In 2019, we had an offer to sell the entire Reality Shares Business, and all of its incubated entities. We put Onramp on hold to pursue the acquisition. Unfortunately, the deal broke at the last hour. This was amongst one of the hardest periods I’ve ever faced as an entrepreneur. We were ill prepared for such an event, and I had to go into crisis mode. For the latter part of 2019 and early half of 2020, we were solely focused on survival and selling the ETFs so we could get back on track.
In the summer of 2020, the clouds parted and the sale of the ETF business was imminent, so we dusted off the blueprints to finally launch Onramp. By this point, I had learned many hard lessons. I was not going to repeat my mistakes. I knew if we were going to build Onramp, we needed someone solely focused on it. I could think of no better person than my friend, Tyrone Ross, Jr.

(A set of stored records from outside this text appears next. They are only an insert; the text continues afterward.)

int layer_bwd_impl(const GraphSide& gr, const KanChain& c, const LayerGrads& io, const BnStage* bn, const float* bn_sums_in,
                   const StatsOut* so, const GineStage* gine, const DwPiece* piece, void* workspace, size_t workspace_bytes, void* stream,
                   const char* fn) {
    const int64_t N = c.N;
    const int32_t L = c.L, G = c.G, K = c.K, mode = c.mode;
    const int32_t* widths = c.widths;
    const float* const* acts = c.acts;
    void* const gx = io.gx;
    KAGNN_CHECK_ARG(N >= 0 && L >= 1 && L <= 8 && widths && c.sw && acts && c.pack_dx && io.g_sw, "bad argument");
    KAGNN_CHECK_ARG(!io.gx_addend || (gx && io.gx_dtype == KAGNN_DTYPE_F32 && !io.bf16_gather && io.ld_addend >= widths[0]),
                    "gx_addend needs an fp32 gx and fp32 gather operands");
    LayerLayout lay;
    int rc = layer_layout(N, L, widths, G, K, mode, 0, gr.num_hub_seg, lay);
    if (rc) return rc;
    layer_layout_optional(lay, N, bn ? widths[L] : 0, so ? widths[0] : 0, gr.num_hub_seg);
    KAGNN_CHECK_ARG(!so || (so->y && so->mean && so->rstd && so->sums && so->ldy >= widths[0] && gx && io.gx_dtype == KAGNN_DTYPE_F32 && !io.bf16_gather),
                    "the previous norm's statistics need its input, mean, rstd and an fp32 gx");
    KAGNN_CHECK_ARG(!bn_sums_in || bn, "bn_sums belongs to the BatchNorm stage");
    if (!(workspace && workspace_bytes >= lay.bwd_total_all))
        return fail(KAGNN_ERR_ARG, bn ? "%s: workspace too small (kagnn_gin_kan_layer_workspace_bytes + kagnn_gin_kan_layer_bwd_bn_workspace_bytes)"
                                      : "%s: workspace too small (kagnn_gin_kan_layer_workspace_bytes)", fn);
    if (N == 0) return KAGNN_OK;
    unsigned char* ws = static_cast<unsigned char*>(workspace);
    const int wmax = lay.wmax;
    unsigned char* gbuf[2] = {ws + lay.g[0], ws + lay.g[1]};
    auto dw_on = [&](void* st, int l, const float* g, long ldg) {
        unsigned char* area = piece ? piece->base + lay.dw_piece[l] : ws + lay.dw;
        const size_t bytes = piece ? lay.dw_piece_bytes[l] : lay.dw_bytes;
        return kan_linear_bwd_weight(acts[l], widths[l], nullptr, g, ldg, N, c.knots, widths[l], widths[l + 1], G, K, mode, c.sw[l],
                                     c.sc ? c.sc[l] : nullptr, io.g_bw ? io.g_bw[l] : nullptr, io.g_sw[l], io.g_sc ? io.g_sc[l] : nullptr,
                                     area, bytes, st, piece ? piece->defer : nullptr);
    };
    BwdFork side;
    struct { int l; const float* g; long ldg; } deferred[2];
    int n_deferred = 0;
    bool overlap = false;
    if (gx && !gine && !piece && !so && !io.bf16_gather && io.gx_dtype == KAGNN_DTYPE_F32 && dw_corun_ok(widths[0], widths[1], G, K, mode)) {
        const char* env = getenv("KAGNN_BWD_OVERLAP");
        const AggArgs probe{reinterpret_cast<const float*>(gbuf[0]), widths[0], static_cast<float*>(gx), io.ldgx, gr.rowptr, gr.col, nullptr, N,
                            widths[0], gr.self_scale, nullptr, nullptr, nullptr, 0, 0x7fffffff, io.gx_addend, io.ld_addend};
        const bool gx_in_ws = static_cast<unsigned char*>(gx) + (size_t)N * io.ldgx * sizeof(float) > ws &&
                              static_cast<unsigned char*>(gx) < ws + workspace_bytes;
        overlap = (env == nullptr || atoi(env) != 0) && io.ldgx >= widths[0] && (!io.gx_addend || io.ld_addend >= widths[0]) && !gx_in_ws &&
                  aggregate_corun_ok(probe);
        if (overlap) {
            hipStreamCaptureStatus cap = hipStreamCaptureStatusNone;
            if (hipStreamIsCapturing(as_stream(stream), &cap) != hipSuccess) { (void)hipGetLastError(); overlap = false; }
            else overlap = cap == hipStreamCaptureStatusNone;
        }
        if (overlap) { rc = side.prepare(as_stream(stream)); if (rc) return rc; }
    }
    auto dw = [&](int l, const float* g, long ldg) {
        const bool alive = l == 0 || (l == L - 1 && !bn);
        if (overlap && alive && dw_corun_ok(widths[l], widths[l + 1], G, K, mode)) {
            deferred[n_deferred++] = {l, g, ldg};
            return (int)KAGNN_OK;
        }
        return dw_on(stream, l, g, ldg);
    };
    const float* g = io.gy;
    long ldg = io.ldgy;
    int cur = 0;
    bool gh0_bf16 = false;
    bool bn_in_dx = false;
    BnBack bnb{};
    if (bn) {
        const int out = widths[L], ldt = (out + 63) & ~63;
        KAGNN_CHECK_ARG(bn->y && bn->mean && bn->rstd && bn->ldy >= out && N >= 2, "bad BatchNorm stage");
        unsigned char* bws = ws + lay.bn;
        float* tab = reinterpret_cast<float*>(ws + lay.bn_tab);
        bnb = BnBack{bn->y, (long)bn->ldy, tab, ldt, reinterpret_cast<float*>(gbuf[1]), (long)out};
        const int in = widths[L - 1];
        bn_in_dx = mode == KAGNN_PREC_SPLIT && use_split_dx(in, out, G, K, mode) && out <= wmax && !(L == 1 && (gx == nullptr || io.bf16_gather)) &&
                   fits32(N, ldg) && kan_split_dx_bn_ok(ldg, in, out, G, K, bnb, g);
        if (bn_in_dx && bn_sums_in) {
            KAGNN_STAGE_AS("kagnn_batchnorm_bwd statistics given (in ..._layer_bwd_bn)", stream);
            rc = bn_bwd_stats_given(bn_sums_in, N, out, bn->weight, bn->mean, bn->rstd, bn->g_weight, bn->g_bias, tab, ldt, as_stream(stream));
            if (rc) return rc;
        } else if (bn_in_dx) {
            KAGNN_STAGE_AS("kagnn_batchnorm_bwd statistics (in ..._layer_bwd_bn)", stream);
            rc = bn_bwd_stats(bn->y, bn->ldy, g, ldg, N, out, bn->weight, bn->mean, bn->rstd, bn->g_weight, bn->g_bias, tab, ldt, bws,
                              lay.bn_ws_bytes, as_stream(stream));
            if (rc) return rc;
        } else {
            if (out > wmax) return fail(KAGNN_ERR_UNSUPPORTED, "%s: a BatchNorm stage wider than every layer input is not covered", fn);
            KAGNN_STAGE_AS("kagnn_batchnorm_bwd", stream);
            rc = bn_bwd(bn->y, bn->ldy, g, ldg, N, out, bn->weight, bn->mean, bn->rstd, 1, 0.0f, 0ULL, reinterpret_cast<float*>(gbuf[1]), out,
                        bn->g_weight, bn->g_bias, bws, lay.bn_ws_bytes, as_stream(stream));
            if (rc) return rc;
            g = reinterpret_cast<const float*>(gbuf[1]); ldg = out;
        }
    }
    for (int l = L - 1; l >= 0; --l) {
        const int in = widths[l], out = widths[l + 1];
        const bool fused_bn = bn_in_dx && l == L - 1;
        if (fused_bn) {
            {
                KAGNN_STAGE_AS("kagnn_kan_linear_bwd_input", stream);
                rc = kan_split_dx_bn(acts[l], in, g, ldg, N, c.knots, in, out, G, K, c.pack_dx[l], reinterpret_cast<float*>(gbuf[0]), in, bnb,
                                     as_stream(stream));
            }
            if (rc) return rc;
            rc = dw(l, bnb.gy_out, bnb.ldo);
            if (rc) return rc;
            if (l == 0 && gx == nullptr) break;
            g = reinterpret_cast<const float*>(gbuf[0]); ldg = in; cur = 1;
            continue;
        }
        rc = dw(l, g, ldg);
        if (rc) return rc;
        if (l == 0 && gx == nullptr) break;
        const bool b16 = l == 0 && io.bf16_gather && mode == KAGNN_PREC_SPLIT && K == 3 && G + K <= 8 && out <= 128 && in % 8 == 0 &&
                         in <= 512  &&
                         use_split_dx(in, out, G, K, mode);
        rc = kagnn_kan_linear_bwd_input(acts[l], in, g, ldg, N, c.knots, in, out, G, K, mode, c.pack_dx[l], gbuf[cur], in,
                                        b16 ? KAGNN_DTYPE_BF16 : KAGNN_DTYPE_F32, stream);
        if (rc) return rc;
        g = reinterpret_cast<const float*>(gbuf[cur]); ldg = in; cur ^= 1;
        gh0_bf16 = b16;
    }
    if (gx == nullptr) return KAGNN_OK;
    const int f0 = widths[0];
    if (overlap) {
        rc = side.fork();
        if (rc) return rc;
        for (int k = 0; k < n_deferred; ++k) {
            rc = dw_on(side.side(), deferred[k].l, deferred[k].g, deferred[k].ldg);
            if (rc) return rc;
        }
        const AggArgs a{g, ldg, static_cast<float*>(gx), io.ldgx, gr.rowptr, gr.col, nullptr, N, f0, gr.self_scale, nullptr, nullptr, nullptr,
                        0, gr.hub_threshold > 0 ? gr.hub_threshold : 0x7fffffff, io.gx_addend, io.ld_addend};
        AggCorun corun{kAggCorunHeadPct * n_deferred, nullptr};
        rc = side.side_done(&corun.side_done);
        if (rc) return rc;
        KAGNN_STAGE_AS("kagnn_aggregate_sum", stream);
        rc = aggregate_sum(a, gr.hub_seg, gr.num_hub_seg, reinterpret_cast<float*>(ws), lay.bwd_hub_bytes, as_stream(stream), &corun);
        if (rc) return rc;
        side.joined();
        return KAGNN_OK;
    }
    if (gine)
        return gine_bwd(gine->x, gine->ldx, gine->ea, gine->lde, g, ldg, static_cast<float*>(gx), io.ldgx, gine->g_ea, gine->ldge,
                        gr.rowptr, gr.col, gine->perm, N, f0, gr.self_scale, as_stream(stream), gine->accumulate_g_ea);
    if (gh0_bf16 || io.gx_dtype == KAGNN_DTYPE_BF16) {
        const void* src = g;
        if (!gh0_bf16) {
            rc = kagnn_rows_to_bf16(g, ldg, gbuf[cur], f0, N, f0, stream);
            if (rc) return rc;
            src = gbuf[cur];
        }
        return kagnn_aggregate_sum_bf16(src, f0, gx, io.ldgx, io.gx_dtype, gr.rowptr, gr.col, nullptr, N, f0, gr.self_scale, nullptr, nullptr,
                                        nullptr, 0, gr.hub_seg, gr.num_hub_seg, gr.hub_threshold, ws, lay.bwd_hub_bytes, stream);
    }
    if (so) {
        AggArgs a{g, ldg, static_cast<float*>(gx), io.ldgx, gr.rowptr, gr.col, nullptr, N, f0, gr.self_scale, nullptr, nullptr, nullptr,
                  0, gr.hub_threshold > 0 ? gr.hub_threshold : 0x7fffffff, io.gx_addend, io.ld_addend};
        float* partial = reinterpret_cast<float*>(ws + lay.stats);
        a.st_y = so->y; a.st_ldy = so->ldy; a.st_mean = so->mean; a.st_rstd = so->rstd; a.st_partial = partial;
        KAGNN_CHECK_ARG(ldg >= f0 && io.ldgx >= f0 && (!io.gx_addend || io.ld_addend >= f0), "leading dimension smaller than num_feat");
        if (!aggregate_stats_ok(a)) return fail(KAGNN_ERR_UNSUPPORTED, "%s: the previous norm's statistics need 17..256 input features in 16-byte aligned fp32 rows", fn);
        {
            KAGNN_STAGE_AS("kagnn_aggregate_sum", stream);
            rc = aggregate_sum(a, gr.hub_seg, gr.num_hub_seg, reinterpret_cast<float*>(ws), lay.bwd_hub_bytes, as_stream(stream));
            if (rc) return rc;
        }
        KAGNN_STAGE_AS("kagnn_batchnorm_bwd statistics fold", stream);
        const bool hubs = gr.num_hub_seg > 0 && gr.hub_seg != nullptr && gr.hub_threshold > 0;
        return bn_sums_from_partials(partial, aggregate_stats_rows(N, f0, hubs ? gr.num_hub_seg : 0), f0, so->sums, as_stream(stream));
    }
    return kagnn_aggregate_sum_add(g, ldg, static_cast<float*>(gx), io.ldgx, gr.rowptr, gr.col, nullptr, N, f0, gr.self_scale, nullptr,
                                   nullptr, nullptr, 0, gr.hub_seg, gr.num_hub_seg, gr.hub_threshold, io.gx_addend, io.ld_addend, ws,
                                   lay.bwd_hub_bytes, stream);
}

Tyrone had so many fantastic qualities to lead this company: he was persuasive, an outspoken advocate of crypto for advisors, a proponent of direct access for clients, and he had an incredibly magnetic personality that could inspire almost anyone. Most importantly, he had the grit and determination required to build a company from the foundation.
I couldn’t think of a better person to start this business with. I asked him if he would help me build Onramp for advisors as a co-founder and CEO. Because I was still the CEO of Blockforce Capital and the parent Reality Shares, he would be responsible for all of the CEO duties for Onramp which primarily consisted of raising capital, building the brand, setting the strategy, and recruiting the team. I, on the other hand, was able to spend a significant amount of time helping to build Onramp with him. I focused on the product and many of the operational items involved in building and scaling the company.
However, like many startups before us, we hit a wrinkle. As we began to scale Onramp from the initial phase of conception to the next phase of rapid growth, it became clear to Tyrone that he no longer felt he was the right fit for the role. Therefore, I have stepped into the role as CEO and am prepared to put my experience in the financial services industry to good use with a team that is energized for the next chapter.
No doubt, there’s still a lot of work to do, and we are incredibly excited for the opportunity that still lies before us. While there may be a different face in the “office of the CEO” now, the core vision – and the core business – remains the same. The team is laser-focused on providing RIAs the foundational tools they need to add a cryptoasset proficiency to their practice and serve their clients in this quickly growing economy.
From myself and the team, thank you for your support!